Which of the lines below mention the word "false"? Pull each one out.

(Collected data)
= = = = =
# bitlayer-org/tap-stark

Measured on AMD Instinct MI355X. Metric: trace cells/sec (proofs/sec alongside), 2^20x64 BabyBear trace, higher is better.
Workload: dtype u32

## Files before the change

tap-stark_amd/csrc/ntt_lde.hip:

```cpp
#include <stdlib.h>

#include <optional>
#include <type_traits>

#include "ntt_rounds.hpp"

namespace ts {

template <int LM, bool SKIP_R16 = false>
__global__ void __launch_bounds__(chunk_threads(LM))
k_intt_contig(uint32_t* __restrict__ data, uint64_t col_stride, unsigned log_n,
              const uint32_t* __restrict__ Winv, uint32_t* __restrict__ data2, uint32_t gw) {
    __shared__ uint32_t s[padded(1 << LM)];
    const uint32_t c = blockIdx.x;
    uint32_t* col = blockIdx.y < gw ? data + (uint64_t)blockIdx.y * col_stride
                                    : data2 + (uint64_t)(blockIdx.y - gw) * col_stride;
    uint32_t* g = col + ((uint64_t)c << LM);
    chunk_load<LM>(s, g);
    chunk_rounds<LM, true, SKIP_R16>(s, log_n - LM, c, Winv);
    chunk_store<LM, false>(s, g);
}

__global__ void __launch_bounds__(256)
k_transpose_bitrev_r16(const uint32_t* __restrict__ src, uint32_t* __restrict__ dst, unsigned log_n,
                       uint32_t w, uint64_t dst_col_stride, uint32_t src_width,
                       const uint32_t* __restrict__ Winv) {
    __shared__ uint32_t tile[64][65];
    const uint32_t p0 = blockIdx.x << 6;
    const uint32_t c0 = blockIdx.y * 64;
    const uint32_t tx = threadIdx.x & 63, ty = threadIdx.x >> 6;
    const uint32_t rb = bitrev32(p0, log_n);
    const uint64_t row_step = (uint64_t)src_width << (log_n - 6);
    uint32_t v[16];
    if (c0 + tx < w) {
        const uint32_t* sp = src + (uint64_t)rb * src_width + c0 + tx;
#pragma unroll
        for (int q = 0; q < 16; q++) v[q] = sp[(uint64_t)(__brev(16 * ty + (uint32_t)q) >> 26) * row_step];
    } else {
#pragma unroll
        for (int q = 0; q < 16; q++) v[q] = 0;
    }
    radix_butterflies<4, true, false>(v, log_n - 4, 0, 0, (p0 >> 4) + ty, Winv);
#pragma unroll
    for (int q = 0; q < 16; q++) tile[16 * ty + q][tx] = v[q];
    __syncthreads();
    uint32_t t[16];
#pragma unroll
    for (int k = 0; k < 16; k++) t[k] = tile[tx][ty + 4 * k];
    uint32_t* dp = dst + (uint64_t)(c0 + ty) * dst_col_stride + p0 + tx;
#pragma unroll
    for (int k = 0; k < 16; k++)
        if (c0 + ty + 4 * k < w) dp[(uint64_t)(4 * k) * dst_col_stride] = t[k];
}

template <int LM, int CPW>
__device__ __forceinline__ void lde_fwd_contig_block(uint32_t* __restrict__ out, uint64_t out_col_stride, unsigned log_n,
                                                     const uint32_t* __restrict__ W, const uint32_t beta) {
    __shared__ uint32_t s[padded(1 << LM)];
    constexpr int NT = chunk_threads(LM);
    constexpr int NV = (1 << LM) / 4 / NT;
    uint32_t* col = out + (uint64_t)blockIdx.y * out_col_stride + ((uint64_t)beta << log_n);
    if constexpr (CPW == 1) {
        const uint32_t c = blockIdx.x;
        uint32_t* o = col + ((uint64_t)c << LM);
        chunk_load<LM>(s, o);
        chunk_rounds<LM, false>(s, log_n - LM, c, W);
        chunk_store<LM, true>(s, o);
    } else {
        const uint32_t c0 = blockIdx.x * CPW;
        uint4 v[NV];
        {
            const uint4* g4 = reinterpret_cast<const uint4*>(col + ((uint64_t)c0 << LM));
#pragma unroll
            for (int k = 0; k < NV; k++) v[k] = g4[threadIdx.x + (uint32_t)k * NT];
        }
#pragma unroll 1
        for (int i = 0; i < CPW; i++) {
            const uint32_t c = c0 + i;
#pragma unroll
            for (int k = 0; k < NV; k++) {
                const uint32_t i4 = threadIdx.x + (uint32_t)k * NT;
                const uint32_t a = 4 * i4 + (i4 >> 3);
                s[a] = v[k].x;
                s[a + 1] = v[k].y;
                s[a + 2] = v[k].z;
                s[a + 3] = v[k].w;
            }
            __syncthreads();
            if (i + 1 < CPW) {
                const uint4* g4 = reinterpret_cast<const uint4*>(col + ((uint64_t)(c + 1) << LM));
#pragma unroll
                for (int k = 0; k < NV; k++) v[k] = g4[threadIdx.x + (uint32_t)k * NT];
            }
            chunk_rounds<LM, false>(s, log_n - LM, c, W);
            chunk_store<LM, true>(s, col + ((uint64_t)c << LM));
            __syncthreads();
        }
    }
}

template <int LM, int CPW = 1>
__global__ void __launch_bounds__(chunk_threads(LM), CPW > 1 ? 4 : 1)
k_lde_fwd_contig(uint32_t* __restrict__ out, uint64_t out_col_stride, unsigned log_n,
                 const uint32_t* __restrict__ W) {
    lde_fwd_contig_block<LM, CPW>(out, out_col_stride, log_n, W, blockIdx.z);
}

template <int LM, int CPW = 1>
__global__ void __launch_bounds__(chunk_threads(LM), CPW > 1 ? 4 : 1)
k_lde_fwd_contig_own(uint32_t* __restrict__ out, uint64_t out_col_stride, unsigned log_n,
                     const uint32_t* __restrict__ W, uint32_t gw, uint32_t own_a, uint32_t own_b) {
    const uint32_t own = blockIdx.y < gw ? own_a : own_b;
    lde_fwd_contig_block<LM, CPW>(out, out_col_stride, log_n, W, blockIdx.z + (blockIdx.z >= own ? 1u : 0u));
}

template <int PLAN, int TILE = TILE_ELEMS, int NTM = NT_MID, int LM = LOG_M, bool OWN = false>
__global__ void __launch_bounds__(NTM)
k_lde_mid(const uint32_t* __restrict__ evals, uint64_t in_col_stride, uint32_t* __restrict__ out,
          uint64_t out_col_stride, unsigned log_n, unsigned log_len, unsigned log_T,
          unsigned row_shift, unsigned beta0, unsigned n_cosets, const uint32_t* __restrict__ W,
          const uint32_t* __restrict__ Winv, const uint32_t* __restrict__ scale_a,
          const uint32_t* __restrict__ evals2, const uint32_t* __restrict__ scale_b, uint32_t gw,
          uint32_t own_a, uint32_t own_b) {
    __shared__ uint32_t s[padded(TILE)];
    constexpr int PER_THREAD = TILE / NTM;
    if (PLAN == 1) {
        log_len = 8;
        log_T = 5;
    }
    const bool remap = PLAN == 0 && log_T < 5 && gridDim.x >= 8;
    uint32_t bx = remap ? (blockIdx.x & 7) * (gridDim.x >> 3) + (blockIdx.x >> 3) : blockIdx.x;
    uint32_t col_id = blockIdx.y;
    if constexpr (PLAN == 1) {
        const uint32_t ncols = gridDim.x >> (LM - 5);
        bx = (blockIdx.x & 31) + 32 * (blockIdx.x / (32 * ncols));
        col_id = (blockIdx.x >> 5) % ncols;
    }
    const uint32_t j2_0 = bx << log_T;
    const uint32_t* g = (col_id < gw ? evals + (uint64_t)col_id * in_col_stride
                                     : evals2 + (uint64_t)(col_id - gw) * in_col_stride) + j2_0;
    const uint32_t* __restrict__ scale = col_id < gw ? scale_a : scale_b;
    const uint32_t own = OWN ? (col_id < gw ? own_a : own_b) : 0xffffffffu;
    const uint32_t total = 1u << (log_len + log_T);
    const uint32_t tmask = (1u << log_T) - 1;
    if constexpr (PLAN == 1) {
        uint32_t t[PER_THREAD];
#pragma unroll
        for (int k = 0; k < PER_THREAD; k++) {
            const uint32_t i = threadIdx.x + (uint32_t)k * NTM;
            t[k] = g[((uint64_t)(i >> log_T) << row_shift) + (i & tmask)];
        }
#pragma unroll
        for (int k = 0; k < PER_THREAD; k++) s[pad(threadIdx.x + (uint32_t)k * NTM)] = t[k];
    } else {
        for (uint32_t i = threadIdx.x; i < total; i += NTM)
            s[pad(i)] = g[((uint64_t)(i >> log_T) << row_shift) + (i & tmask)];
    }
    __syncthreads();
    if (PLAN == 1) {
        radix_round<4, true, 5, NTM>(s, 13, 4, 0, 0, Winv);
    } else {
        tile_inverse_rt<NTM>(s, log_len, log_T, 0, 0, Winv);
    }
    uint32_t coef[PER_THREAD];
#pragma unroll
    for (int k = 0; k < PER_THREAD; k++) {
        const uint32_t i = threadIdx.x + (uint32_t)k * NTM;
        coef[k] = i < total ? s[pad(i)] : 0u;
    }
    constexpr int GP = PER_THREAD / 16;
    if constexpr (PLAN == 1) {
#pragma unroll
        for (int j = 0; j < GP; j++) {
            uint32_t v[16];
#pragma unroll
            for (int q = 0; q < 16; q++) v[q] = coef[j + GP * q];
            radix_butterflies<4, true, true>(v, 0, 0, 0, 0, Winv);
#pragma unroll
            for (int q = 0; q < 16; q++) coef[j + GP * q] = v[q];
        }
    }
    constexpr bool PREFETCH = PLAN == 1;
    uint32_t scv[PREFETCH ? 16 : 1];
    const uint32_t* scp = nullptr;
    if constexpr (PREFETCH) {
        const uint32_t i0 = threadIdx.x;
        scp = scale + ((uint64_t)(i0 >> 5) << LM) + (i0 & 31) + j2_0;
        const uint32_t first = OWN && own == 0 ? 1u : 0u;
#pragma unroll
        for (int q = 0; q < 16; q++)
            scv[q] = (scp + ((uint64_t)(beta0 + first) << log_n))[(uint64_t)q * (NTM >> 5) << LM];
    }
    for (uint32_t bl = 0; bl < n_cosets; bl++) {
        if (OWN && bl == own) continue;
        const uint32_t beta = beta0 + bl;
        const uint32_t* sc = scale + ((uint64_t)beta << log_n);
        __syncthreads();
        if constexpr (PLAN == 1) {
#pragma unroll
            for (int j = 0; j < GP; j++) {
                uint32_t v[16];
#pragma unroll
                for (int q = 0; q < 16; q++) v[q] = mont_mul_lazy(coef[j + GP * q], scv[q]);
                const uint32_t nb = OWN && bl + 1 == own ? bl + 2 : bl + 1;
                if (nb < n_cosets) {
                    const uint32_t* nx = scp + ((uint64_t)(beta0 + nb) << log_n);
#pragma unroll
                    for (int q = 0; q < 16; q++) scv[q] = nx[(uint64_t)q * (NTM >> 5) << LM];
                }
                radix_butterflies<4, false, true>(v, 0, 0, 0, 0, W);
#pragma unroll
                for (int q = 0; q < 16; q++) s[pad(threadIdx.x + (uint32_t)(j + GP * q) * NTM)] = v[q];
            }
            __syncthreads();
            uint32_t* og = out + (uint64_t)col_id * out_col_stride + ((uint64_t)bl << log_n) + j2_0;
            radix_round<4, false, 5, NTM>(s, 13, 4, 0, 0, W);
            uint32_t t[PER_THREAD];
#pragma unroll
            for (int k = 0; k < PER_THREAD; k++) t[k] = s[pad(threadIdx.x + (uint32_t)k * NTM)];
            uint32_t* ot = og + ((uint64_t)(threadIdx.x >> 5) << LM) + (threadIdx.x & 31);
#pragma unroll
            for (int k = 0; k < PER_THREAD; k++) ot[(uint64_t)k * (NTM >> 5) << LM] = t[k];
            continue;
        } else {
#pragma unroll
            for (int k = 0; k < PER_THREAD; k++) {
                const uint32_t i = threadIdx.x + (uint32_t)k * NTM;
                if (i < total) {
                    const uint32_t kk = ((i >> log_T) << row_shift) + (i & tmask) + j2_0;
                    s[pad(i)] = mont_mul_lazy(coef[k], sc[kk]);
                }
            }
            __syncthreads();
            tile_forward_rt<NTM>(s, log_len, log_T, 0, 0, W);
        }
        uint32_t* o = out + (uint64_t)col_id * out_col_stride + ((uint64_t)bl << log_n) + j2_0;
        if (row_shift != 0) {
            for (uint32_t i = threadIdx.x; i < total; i += NTM)
                o[((uint64_t)(i >> log_T) << row_shift) + (i & tmask)] = s[pad(i)];
        } else {
            for (uint32_t i = threadIdx.x; i < total; i += NTM)
                o[((uint64_t)(i >> log_T) << row_shift) + (i & tmask)] = red2p(s[pad(i)]);
        }
    }
}

template <bool VEC>
__global__ void __launch_bounds__(256)
k_lde_own_copy(const uint32_t* __restrict__ evals, uint64_t in_col_stride, uint32_t* __restrict__ out,
               uint64_t out_col_stride, unsigned log_n, const uint32_t* __restrict__ evals2, uint32_t gw,
               uint32_t own_a, uint32_t own_b) {
    const uint32_t col = blockIdx.y;
    const uint32_t* src = col < gw ? evals + (uint64_t)col * in_col_stride
                                   : evals2 + (uint64_t)(col - gw) * in_col_stride;
    uint32_t* dst = out + (uint64_t)col * out_col_stride + ((uint64_t)(col < gw ? own_a : own_b) << log_n);
    if constexpr (VEC) {
        const uint4* s4 = reinterpret_cast<const uint4*>(src) + (uint64_t)blockIdx.x * 1024 + threadIdx.x;
        uint4* d4 = reinterpret_cast<uint4*>(dst) + (uint64_t)blockIdx.x * 1024 + threadIdx.x;
        uint4 v[4];
#pragma unroll
        for (int k = 0; k < 4; k++) v[k] = s4[256 * k];
#pragma unroll
        for (int k = 0; k < 4; k++) d4[256 * k] = v[k];
    } else {
        const uint64_t i = (uint64_t)blockIdx.x * 256 + threadIdx.x;
        if (i < (1ull << log_n)) dst[i] = src[i];
    }
}

constexpr const char* INTT_NAME[3] = {"k_intt_contig<12>", "k_intt_contig<13>", "k_intt_contig<14>"};
constexpr const char* INTT_R16_NAME[3] = {"(k_intt_contig<12, true>)", "(k_intt_contig<13, true>)",
                                          "(k_intt_contig<14, true>)"};
constexpr const char* FWD_NAME[3] = {"k_lde_fwd_contig<12>", "k_lde_fwd_contig<13>", "(k_lde_fwd_contig<14, 4>)"};

template <class F>
static void with_chunk_log(unsigned LM, F&& f) {
    if (LM == 12) f(std::integral_constant<int, 12>{});
    else if (LM == 13) f(std::integral_constant<int, 13>{});
    else f(std::integral_constant<int, 14>{});
}

bool launch_transpose_bitrev_r16(Context& ctx, const uint32_t* src, uint32_t* dst, unsigned log_n, uint32_t w,
                                 uint64_t dst_col_stride, uint32_t src_width) {
    if (w == 0 || !ntt_plan(log_n).fused_first_round) return false;
    ctx.ensure_twiddles(log_n);
    TS_LAUNCH(ctx, k_transpose_bitrev_r16, dim3(1u << (log_n - 6), (w + 63) / 64), dim3(256), 0, src, dst, log_n, w,
              dst_col_stride, src_width ? src_width : w, (const uint32_t*)ctx.d_twiddle_inv);
    TS_HIP(hipGetLastError());
    return true;
}

void launch_contig_inverse(Context& ctx, const NttPlan& p, uint32_t* data, uint64_t col_stride, uint32_t ncols,
                           bool first_round_done, uint32_t* data2, uint32_t gw) {
    const uint32_t* Winv = ctx.d_twiddle_inv;
    with_chunk_log(p.LM, [&](auto lm) {
        constexpr int LM = decltype(lm)::value;
        const dim3 g(p.chunks, ncols), b(chunk_threads(LM));
        if (first_round_done)
            TS_LAUNCH_NAMED(ctx, INTT_R16_NAME[LM - 12], (k_intt_contig<LM, true>), g, b, 0, data, col_stride, p.log_n,
                            Winv, data2, gw);
        else
            TS_LAUNCH_NAMED(ctx, INTT_NAME[LM - 12], k_intt_contig<LM>, g, b, 0, data, col_stride, p.log_n, Winv, data2,
                            gw);
    });
}

static void launch_lde_mid(Context& ctx, const NttPlan& p, const uint32_t* evals, uint64_t in_col_stride,
                           uint32_t* out, uint64_t out_col_stride, uint32_t ncols, uint32_t beta0, uint32_t n_beta,
                           const uint32_t* scale, const uint32_t* evals2, const uint32_t* scale2, uint32_t gw,
                           uint32_t own_a, uint32_t own_b) {
    const uint32_t *W = ctx.d_twiddle_fwd, *Winv = ctx.d_twiddle_inv;
    const dim3 grid(p.tiles, ncols), b(NT_MID);
    const dim3 grid1(p.tiles * ncols);
#define TS_MID_ARGS \
    evals, in_col_stride, out, out_col_stride, p.log_n, p.log_len, p.log_T, p.row_shift, beta0, n_beta, W, Winv, scale, \
        evals2, scale2, gw, own_a, own_b
    if (own_a != LDE_NO_OWN && p.mid == NttMid::FIXED256 && p.LM == 12)
        TS_LAUNCH_NAMED(ctx, "k_lde_mid<1>", (k_lde_mid<1, TILE_ELEMS, NT_MID, 12, true>), grid1, b, 0, TS_MID_ARGS);
    else if (own_a != LDE_NO_OWN && p.mid == NttMid::FIXED256 && p.LM == 13)
        TS_LAUNCH_NAMED(ctx, "(k_lde_mid<1, 8192, 512, 13>)", (k_lde_mid<1, 8192, 512, 13, true>), grid1, b, 0,
                        TS_MID_ARGS);
    else if (own_a != LDE_NO_OWN && p.mid == NttMid::FIXED256)
        TS_LAUNCH_NAMED(ctx, "(k_lde_mid<1, 8192, 512, 14>)", (k_lde_mid<1, 8192, 512, 14, true>), grid1, b, 0,
                        TS_MID_ARGS);
    else if (own_a != LDE_NO_OWN)
        TS_LAUNCH_NAMED(ctx, "k_lde_mid<0>", (k_lde_mid<0, TILE_ELEMS, NT_MID, LOG_M, true>), grid, b, 0, TS_MID_ARGS);
    else if (p.mid == NttMid::TILE16384)
        TS_LAUNCH_NAMED(ctx, "(k_lde_mid<0, 16384>)", (k_lde_mid<0, 16384>), grid, b, 0, TS_MID_ARGS);
    else if (p.mid == NttMid::FIXED256 && p.LM == 12)
        TS_LAUNCH_NAMED(ctx, "k_lde_mid<1>", k_lde_mid<1>, grid1, b, 0, TS_MID_ARGS);
    else if (p.mid == NttMid::FIXED256 && p.LM == 13)
        TS_LAUNCH_NAMED(ctx, "(k_lde_mid<1, 8192, 512, 13>)", (k_lde_mid<1, 8192, 512, 13>), grid1, b, 0, TS_MID_ARGS);
    else if (p.mid == NttMid::FIXED256)
        TS_LAUNCH_NAMED(ctx, "(k_lde_mid<1, 8192, 512, 14>)", (k_lde_mid<1, 8192, 512, 14>), grid1, b, 0, TS_MID_ARGS);
    else
        TS_LAUNCH_NAMED(ctx, "k_lde_mid<0>", k_lde_mid<0>, grid, b, 0, TS_MID_ARGS);
#undef TS_MID_ARGS
}

void launch_contig_forward(Context& ctx, const NttPlan& p, uint32_t* data, uint64_t col_stride, uint32_t ncols,
                           uint32_t n_blocks, uint32_t gw, uint32_t own_a, uint32_t own_b) {
    const uint32_t* W = ctx.d_twiddle_fwd;
    with_chunk_log(p.LM, [&](auto lm) {
        constexpr int LM = decltype(lm)::value;
        constexpr int CPW = LM == 14 ? 4 : 1;
        if (own_a != LDE_NO_OWN)
            TS_LAUNCH_NAMED(ctx, FWD_NAME[LM - 12], (k_lde_fwd_contig_own<LM, CPW>),
                            dim3(p.chunks / CPW, ncols, n_blocks - 1), dim3(chunk_threads(LM)), 0, data, col_stride,
                            p.log_n, W, gw, own_a, own_b);
        else
            TS_LAUNCH_NAMED(ctx, FWD_NAME[LM - 12], (k_lde_fwd_contig<LM, CPW>), dim3(p.chunks / CPW, ncols, n_blocks),
                            dim3(chunk_threads(LM)), 0, data, col_stride, p.log_n, W);
    });
}
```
= = = = =
■ **OUTPUT OF THE EXERCISE**
template <int LM, bool SKIP_R16 = false>
    chunk_store<LM, false>(s, g);
    radix_butterflies<4, true, false>(v, log_n - 4, 0, 0, (p0 >> 4) + ty, Winv);
        chunk_rounds<LM, false>(s, log_n - LM, c, W);
            chunk_rounds<LM, false>(s, log_n - LM, c, W);
template <int PLAN, int TILE = TILE_ELEMS, int NTM = NT_MID, int LM = LOG_M, bool OWN = false>
                radix_butterflies<4, false, true>(v, 0, 0, 0, 0, W);
            radix_round<4, false, 5, NTM>(s, 13, 4, 0, 0, W);
    if (w == 0 || !ntt_plan(log_n).fused_first_round) return false;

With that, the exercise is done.